Fiquei aterrorizada. Passei a vistoriar obsessivamente o meu corpo e a entrar em pânico com cada anomalia cutânea que me aparecia. Atormentava-me não poder fazer o mesmo em relação aos corpos do meu pai, da minha mãe, da minha irmã: e se, a qualquer momento, a contagem decrescente dos seis meses para a morte começasse? Felizmente, o cansaço derrotou-me. Seja! A exaustão faz-nos aceitar o inaceitável. Já que a morte é insidiosa, que chegue quando lhe apetecer.

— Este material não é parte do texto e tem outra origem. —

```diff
@@ -16,11 +17,33 @@
     for (int u = 0; u < U; ++u) j[u] = tb.tagger_ids[min(t0 + u, n_taggers - 1)];
 #pragma unroll
     for (int u = 0; u < U; ++u) pt[u] = cxy[j[u]];
+    if constexpr (!SKIP) {
 #pragma unroll
-    for (int u = 0; u < U; ++u) {
-      const float dx = my_x - pt[u].x, dy = my_y - pt[u].y;
-      const float d = sqrtf(dx * dx + dy * dy);
-      if (t0 + u < n_taggers && d < best) { best = d; bt = j[u]; }
+      for (int u = 0; u < U; ++u) {
+        const float dx = my_x - pt[u].x, dy = my_y - pt[u].y;
+        const float d = sqrtf(dx * dx + dy * dy);
+        if (t0 + u < n_taggers && d < best) { best = d; bt = j[u]; }
+      }
+    } else {
+      float d2[U];
+#pragma unroll
+      for (int u = 0; u < U; ++u) {
+        const float dx = my_x - pt[u].x, dy = my_y - pt[u].y;
+        d2[u] = dx * dx + dy * dy;
+      }
+      unsigned lo = 0x7f800000u, hi = 0u;
+#pragma unroll
+      for (int u = 0; u < U; ++u) { lo = min(lo, __float_as_uint(d2[u])); hi = max(hi, __float_as_uint(d2[u])); }
+      const float m2 = __uint_as_float(hi > 0x7f800000u ? hi : lo);
+      if (__ballot(!(m2 > Bc)) == 0ull) {
+        WD_TC_PROBE_TAG_SKIP();
+        continue;
+      }
+#pragma unroll
+      for (int u = 0; u < U; ++u) {
+        const float d = sqrtf(d2[u]);
+        if (t0 + u < n_taggers && d < best) { best = d; bt = j[u]; }
+      }
     }
   }
   if (bt >= 0 && best < a.margin) {
diff --git a/warp_drive_amd/envs/tag_continuous.py b/warp_drive_amd/envs/tag_continuous.py
--- a/warp_drive_amd/envs/tag_continuous.py
+++ b/warp_drive_amd/envs/tag_continuous.py
@@ -396,9 +396,32 @@
         name = self.cuda_step.name.replace("Step", "Rollout")
         if not fm.has_function(name):
             return None
+        if not self.invariant_divide_ok():
+            return None
         _, args, block, grid, shared = self.tick_launch(sampler, probabilities, resetter)
         fm.initialize_functions([name])
         return fm.get_function(name), args + [np.int32(1)], block, grid, shared
+
+    _INVARIANT_DIVIDE_VERDICTS = {}
+
+    def invariant_divide_verdict(self):
+        key = (float(self.max_speed), float(self.grid_length), int(self.episode_length))
+        cache = TagContinuous._INVARIANT_DIVIDE_VERDICTS
+        if key not in cache:
+            import torch
+
+            fm = self.cuda_function_manager
+            fm.initialize_functions(["HipTagContinuousVerifyInvariantDivide"])
+            res = torch.zeros(8, dtype=torch.int32, device=torch.device("cuda", torch.cuda.current_device()))
+            res[0] = 1
+            fm.get_function("HipTagContinuousVerifyInvariantDivide")(
+                np.float32(self.max_speed), np.float32(self.grid_length), np.int32(self.episode_length), res,
+                block=(256, 1, 1), grid=(8192, 1), shared=0)
+            cache[key] = [int(v) for v in res.cpu().numpy()]
+        return cache[key]
+
+    def invariant_divide_ok(self):
+        return self.invariant_divide_verdict()[0] == 1
 
     def step(self, actions=None):
         self.timestep += 1
```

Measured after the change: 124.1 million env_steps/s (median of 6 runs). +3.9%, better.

Quase meio século depois, na esplanada do café manhoso, eu tentava desencravar a minha cabeça, seguindo os saltinhos de um pardal que escolhia migalhas do chão. Julguei ouvir o Paulo,
– Quando eu morrer batam em latas, rompam aos saltos e aos pinotes.
Afinal, ele continuava calado. Os olhos mais arredondados do que nunca.
– Vou a Fátima. Vais ficar bom, Paulo, e eu vou a Fátima,
disse sem perceber bem o que disse.
Sinto-me bem em Fátima. Quase tudo é feio, lá. E não apenas o que os olhos veem. O feio é o belo apressado. O tempo encarregar-se-á de corrigi-lo.
Tenho fé. A loucura solitária é triste, a coletiva é salvadora. E não há loucura maior do que a da lucidez omnisciente. Chamem-Lhe Deus ou outra coisa qualquer, as trincheiras da Ciência nunca O conquistarão. É-me mais simples chamar-Lhe Deus. Mais amoroso, também. Aprendi-O assim, e não quis gastar-me a procurá-Lo noutro sítio. Minto. Procuro-O também aqui. Nas palavras. No princípio era o verbo. Apagar tudo. Apagar-me. Regressar ao princípio. Escutá-Lo. Falar-Lhe. Imagino-O um gigante sentado num banquinho à minha espera.
Pouco tempo depois daquele fim de tarde, o Paulo começou a quimioterapia. Entretanto, não teve outro remédio senão perder o terror que tinha de ser picado por agulhas. O corpo dele foi cedendo, emagreceu, perdeu o cabelo, nauseou-se, cansou-se ao longo das sessões de quimioterapia, mas resistiu, resistiu, resistiu. Os médicos, enfermeiros, técnicos e auxiliares do Instituto Português Oncologia foram inexcedivelmente competentes. Viva o Serviço Nacional de Saúde!
Fui há poucos dias a Fátima. A minha irmã quis ir comigo. Desta vez, nenhuma de nós se teria importado se nos vestíssemos de igual. À noite, juntámo-nos à procissão das velas. Milhares de pessoas a entoarem cânticos. Cada peregrino carregava uma chama que se debatia, incapaz de se soltar do pavio. Quando o Santuário ficou em silêncio, a minha irmã e eu sentámo-nos na Capelinha das Aparições. O ar frio, vibrante, como se se fosse quebrar e…
No dia seguinte, no regresso, campos e campos amarelos a perder de vista.